→ GOAL OF THE EXERCISE
Repeat the lines below exactly as written, please, from the line with "kc + 1, q & 1);" to the line with "acc[4 * jj + 3];", both lines included, and no others.

→ RECORDS FOR PROCESSING
+  auto build = [&](const EdgeScalars* sc, int m, int kc, int s) {
+    char* st = stages + (size_t)s * G::STAGE_BYTES;
+    const int moff = m * H;
+    const float* pr = Pt + (size_t)max(sc->row[r0], 0) * a.ldp + moff;
+    const int4 cl = *reinterpret_cast<const int4*>(sc->col + r0);
+    const float4 d2v = *reinterpret_cast<const float4*>(sc->d2 + r0), d0v = *reinterpret_cast<const float4*>(sc->d0 + r0);
+    const int4 tyv = *reinterpret_cast<const int4*>(sc->type + r0);
+    const float* const ps[4] = {Pt + (size_t)cl.x * a.ldp + (soff + moff), Pt + (size_t)cl.y * a.ldp + (soff + moff),
+                                Pt + (size_t)cl.z * a.ldp + (soff + moff), Pt + (size_t)cl.w * a.ldp + (soff + moff)};
+    const float pd2[4] = {d2v.x, d2v.y, d2v.z, d2v.w}, pd0[4] = {d0v.x, d0v.y, d0v.z, d0v.w};
+    const int pty[4] = {TB ? tyv.x * H : 0, TB ? tyv.y * H : 0, TB ? tyv.z * H : 0, TB ? tyv.w * H : 0};
+    const float* wr = ex->vec[m] + 4 * pc;
+    const float* wr0 = wr + H;
+    const float* tbm = TB ? a.tb[m] + 4 * pc : nullptr;
+#pragma unroll
+    for (int h = 0; h < HPC; ++h) {
+      const int hf = kc * HPC + h;
+      const float4 ga = *reinterpret_cast<const float4*>(pr + hf * TKC);
+      float4 gb[4];
+#pragma unroll
+      for (int i = 0; i < 4; ++i) gb[i] = *reinterpret_cast<const float4*>(ps[i] + hf * TKC);
+      const float4 r4 = *reinterpret_cast<const float4*>(wr + hf * TKC);
+      const float4 r04 = *reinterpret_cast<const float4*>(wr0 + hf * TKC);
+      const f32x2 a01 = pk2(ga.x, ga.y), a23 = pk2(ga.z, ga.w);
+#pragma unroll
+      for (int i = 0; i < 4; ++i) {
+        const f32x2 d2p = pk2(pd2[i], pd2[i]), d0p = pk2(pd0[i], pd0[i]);
+        f32x2 u01 = fma2(d0p, pk2(r04.x, r04.y), fma2(d2p, pk2(r4.x, r4.y), add2(a01, pk2(gb[i].x, gb[i].y))));
+        f32x2 u23 = fma2(d0p, pk2(r04.z, r04.w), fma2(d2p, pk2(r4.z, r4.w), add2(a23, pk2(gb[i].z, gb[i].w))));
+        if (TB) {
+          const float4 t4 = *reinterpret_cast<const float4*>(tbm + pty[i] + hf * TKC);
+          u01 = add2(u01, pk2(t4.x, t4.y)); u23 = add2(u23, pk2(t4.z, t4.w));
+        }
+        silu_pair<(DSB_SILU_PAIR & 1) != 0, (DSB_SILU_QUAD & 1) != 0>(u01, u23);
+        store_pair<F16>(st + piece_offset<F16>(r0 + i, hf, pc), u01, u23);
+      }
+    }
+  };
   float acc[G::ACC];
   MmaTracker trk;
   uint32_t q = 0;
+  auto issue = [&](int kc) {
+    const int s = q & 1;
+    fence_proxy_async();
+    wg_sync(wg);
+    mbar_wait(&ctl->full_w[s], (q >> 1) & 1);
+    wgmma_fence();
+    mma_chunk<F16, H>(acc, stages + (size_t)s * G::STAGE_BYTES, wg, kc == 0);
+    wgmma_commit();
+    trk.release_prev(ctl, (int)q, lane == 0);
+    ++q;
+  };
+  static_assert(chunks >= 2, "the scalar steps of the next unit need at least one chunk before the last");
+  constexpr int kSteps = 4;
+  const int psc = wg * WG_ROWS + (wt & (WG_ROWS - 1));
+  ScalarSteps<COORD> stp;
+  int m;
+  int e0 = unit_tile(0, m) * TM;
+  for (int k = 0; k < kSteps; ++k) stp.step(k, a, &ex->sc[0], psc, e0, E, m);
+  wg_sync(wg);
+  build(&ex->sc[0], m, 0, 0);
   for (int j = 0; j < n_my; ++j) {
-    int m;
-    const int e0 = unit_tile(j, m) * TM;
-    wg_sync(wg);
-    if (wt < WG_ROWS) edge_scalars<COORD, H>(a, ex, wg * WG_ROWS + wt, e0, E, m);
-    wg_sync(wg);
-    const int moff = m * H;
-    const float* pr = Pt + (size_t)max(ex->row[r0], 0) * a.ldp + moff;
-    const float* ps[4];
-    float pd2[4], pd0[4];
-    int pty[4];
-#pragma unroll
-    for (int i = 0; i < 4; ++i) {
-      ps[i] = Pt + (size_t)ex->col[r0 + i] * a.ldp + (soff + moff);
-      pd2[i] = ex->d2[r0 + i]; pd0[i] = ex->d0[r0 + i];
-      pty[i] = TB ? ex->type[r0 + i] * H : 0;
-    }
-    const float* wr = ex->vec[m] + 4 * pc;
-    const float* wr0 = wr + H;
-    const float* tbm = TB ? a.tb[m] + 4 * pc : nullptr;
-#pragma unroll 1
-    for (int kc = 0; kc < chunks; ++kc, ++q) {
-      const int s = q & 1;
-      char* st = stages + (size_t)s * G::STAGE_BYTES;
-#pragma unroll
-      for (int h = 0; h < HPC; ++h) {
-        const int hf = kc * HPC + h;
-        const float4 ga = *reinterpret_cast<const float4*>(pr + hf * TKC);
-        float4 gb[4];
-#pragma unroll
-        for (int i = 0; i < 4; ++i) gb[i] = *reinterpret_cast<const float4*>(ps[i] + hf * TKC);
-        const float4 r4 = *reinterpret_cast<const float4*>(wr + hf * TKC);
-        const float4 r04 = *reinterpret_cast<const float4*>(wr0 + hf * TKC);
-        const f32x2 a01 = pk2(ga.x, ga.y), a23 = pk2(ga.z, ga.w);
-#pragma unroll
-        for (int i = 0; i < 4; ++i) {
-          const f32x2 d2p = pk2(pd2[i], pd2[i]), d0p = pk2(pd0[i], pd0[i]);
-          f32x2 u01 = fma2(d0p, pk2(r04.x, r04.y), fma2(d2p, pk2(r4.x, r4.y), add2(a01, pk2(gb[i].x, gb[i].y))));
-          f32x2 u23 = fma2(d0p, pk2(r04.z, r04.w), fma2(d2p, pk2(r4.z, r4.w), add2(a23, pk2(gb[i].z, gb[i].w))));
-          if (TB) {
-            const float4 t4 = *reinterpret_cast<const float4*>(tbm + pty[i] + hf * TKC);
-            u01 = add2(u01, pk2(t4.x, t4.y)); u23 = add2(u23, pk2(t4.z, t4.w));
-          }
-          silu_pair<(DSB_SILU_PAIR & 1) != 0, (DSB_SILU_QUAD & 1) != 0>(u01, u23);
-          store_pair<F16>(st + piece_offset<F16>(r0 + i, hf, pc), u01, u23);
-        }
-      }
-      fence_proxy_async();
-      wg_sync(wg);
-      mbar_wait(&ctl->full_w[s], (q >> 1) & 1);
-      wgmma_fence();
-      mma_chunk<F16, H>(acc, st, wg, kc == 0);
-      wgmma_commit();
-      trk.after_commit<H>(ctl, acc, (int)q, kc == chunks - 1, lane == 0);
-    }
+    const EdgeScalars* sc = &ex->sc[j & 1];
+    EdgeScalars* sc_next = &ex->sc[(j + 1) & 1];
+    int m_next;
+    const int e0_next = unit_tile(j + 1, m_next) * TM;
+#pragma unroll (F16 ? chunks : 1)
+    for (int kc = 0; kc < chunks - 1; ++kc) {
+      issue(kc);
+      for (int k = kc * kSteps / (chunks - 1); k < (kc + 1) * kSteps / (chunks - 1); ++k)
+        stp.step(k, a, sc_next, psc, e0_next, E, m_next);
+      build(sc, m, kc + 1, q & 1);
+    }
+    issue(chunks - 1);
+    build(sc_next, m_next, 0, q & 1);
+    trk.drain<H>(ctl, acc, lane == 0);
 
     const float* b2 = ex->vec[m] + 2 * H;
     const f32x2 ip = pk2(a.inv_scale[m], a.inv_scale[m]);
@@ -384,34 +418,32 @@
     }
     s_lo += __shfl_xor_sync(0xffffffffu, s_lo, 1); s_lo += __shfl_xor_sync(0xffffffffu, s_lo, 2);
     s_hi += __shfl_xor_sync(0xffffffffu, s_hi, 1); s_hi += __shfl_xor_sync(0xffffffffu, s_hi, 2);
-    const int row_lo = ex->row[re], row_hi = ex->row[re + 8];
-    const int crow_lo = ex->row[re & ~3], crow_hi = ex->row[(re + 8) & ~3];
+    const int row_lo = sc->row[re], row_hi = sc->row[re + 8];
+    const int crow_lo = sc->row[re & ~3], crow_hi = sc->row[(re + 8) & ~3];
     const bool chunk_lane = (lane & 12) == 0;
     if constexpr (!COORD) {
       float g_lo = has_att ? sigmoid_f(s_lo + ba) : 1.0f, g_hi = has_att ? sigmoid_f(s_hi + ba) : 1.0f;
       g_lo = row_lo >= 0 ? g_lo : 0.f;
       g_hi = row_hi >= 0 ? g_hi : 0.f;
-      float* const dst_lo = DET ? a.part + (size_t)((e0 + (re & ~3)) / kRowChunk) * H + 2 * (lane & 3)
-                                : a.agg + (size_t)max(crow_lo, 0) * H + 2 * (lane & 3);
-      float* const dst_hi = DET ? a.part + (size_t)((e0 + ((re + 8) & ~3)) / kRowChunk) * H + 2 * (lane & 3)
-                                : a.agg + (size_t)max(crow_hi, 0) * H + 2 * (lane & 3);
-#pragma unroll
-      for (int jj = 0; jj < H / 8; ++jj) {
-        float v0 = g_lo * acc[4 * jj], v1 = g_lo * acc[4 * jj + 1], v2 = g_hi * acc[4 * jj + 2], v3 = g_hi * acc[4 * jj + 3];
-        v0 += __shfl_xor_sync(0xffffffffu, v0, 4); v1 += __shfl_xor_sync(0xffffffffu, v1, 4);
-        v2 += __shfl_xor_sync(0xffffffffu, v2, 4); v3 += __shfl_xor_sync(0xffffffffu, v3, 4);
-        v0 += __shfl_xor_sync(0xffffffffu, v0, 8); v1 += __shfl_xor_sync(0xffffffffu, v1, 8);
-        v2 += __shfl_xor_sync(0xffffffffu, v2, 8); v3 += __shfl_xor_sync(0xffffffffu, v3, 8);
+      const bool hi_half = (lane & 4) != 0, odd_group = (lane & 8) != 0;
+      const int crow = hi_half ? crow_hi : crow_lo;
+      const int chunk_row = hi_half ? (re + 8) & ~3 : re & ~3;
+      float* const dst = (DET ? a.part + (size_t)((e0 + chunk_row) / kRowChunk) * H : a.agg + (size_t)max(crow, 0) * H)
+                         + 2 * (lane & 3) + (odd_group ? 8 : 0);
+#pragma unroll
+      for (int jj = 0; jj < H / 8; jj += 2) {
+        const float lo[4] = {g_lo * acc[4 * jj], g_lo * acc[4 * jj + 1], g_lo * acc[4 * jj + 4], g_lo * acc[4 * jj + 5]};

→ TASK SOLUTION
+      build(sc, m, kc + 1, q & 1);
+    }
+    issue(chunks - 1);
+    build(sc_next, m_next, 0, q & 1);
+    trk.drain<H>(ctl, acc, lane == 0);
 
     const float* b2 = ex->vec[m] + 2 * H;
     const f32x2 ip = pk2(a.inv_scale[m], a.inv_scale[m]);
@@ -384,34 +418,32 @@
     }
     s_lo += __shfl_xor_sync(0xffffffffu, s_lo, 1); s_lo += __shfl_xor_sync(0xffffffffu, s_lo, 2);
     s_hi += __shfl_xor_sync(0xffffffffu, s_hi, 1); s_hi += __shfl_xor_sync(0xffffffffu, s_hi, 2);
-    const int row_lo = ex->row[re], row_hi = ex->row[re + 8];
-    const int crow_lo = ex->row[re & ~3], crow_hi = ex->row[(re + 8) & ~3];
+    const int row_lo = sc->row[re], row_hi = sc->row[re + 8];
+    const int crow_lo = sc->row[re & ~3], crow_hi = sc->row[(re + 8) & ~3];
     const bool chunk_lane = (lane & 12) == 0;
     if constexpr (!COORD) {
       float g_lo = has_att ? sigmoid_f(s_lo + ba) : 1.0f, g_hi = has_att ? sigmoid_f(s_hi + ba) : 1.0f;
       g_lo = row_lo >= 0 ? g_lo : 0.f;
       g_hi = row_hi >= 0 ? g_hi : 0.f;
-      float* const dst_lo = DET ? a.part + (size_t)((e0 + (re & ~3)) / kRowChunk) * H + 2 * (lane & 3)
-                                : a.agg + (size_t)max(crow_lo, 0) * H + 2 * (lane & 3);
-      float* const dst_hi = DET ? a.part + (size_t)((e0 + ((re + 8) & ~3)) / kRowChunk) * H + 2 * (lane & 3)
-                                : a.agg + (size_t)max(crow_hi, 0) * H + 2 * (lane & 3);
-#pragma unroll
-      for (int jj = 0; jj < H / 8; ++jj) {
-        float v0 = g_lo * acc[4 * jj], v1 = g_lo * acc[4 * jj + 1], v2 = g_hi * acc[4 * jj + 2], v3 = g_hi * acc[4 * jj + 3];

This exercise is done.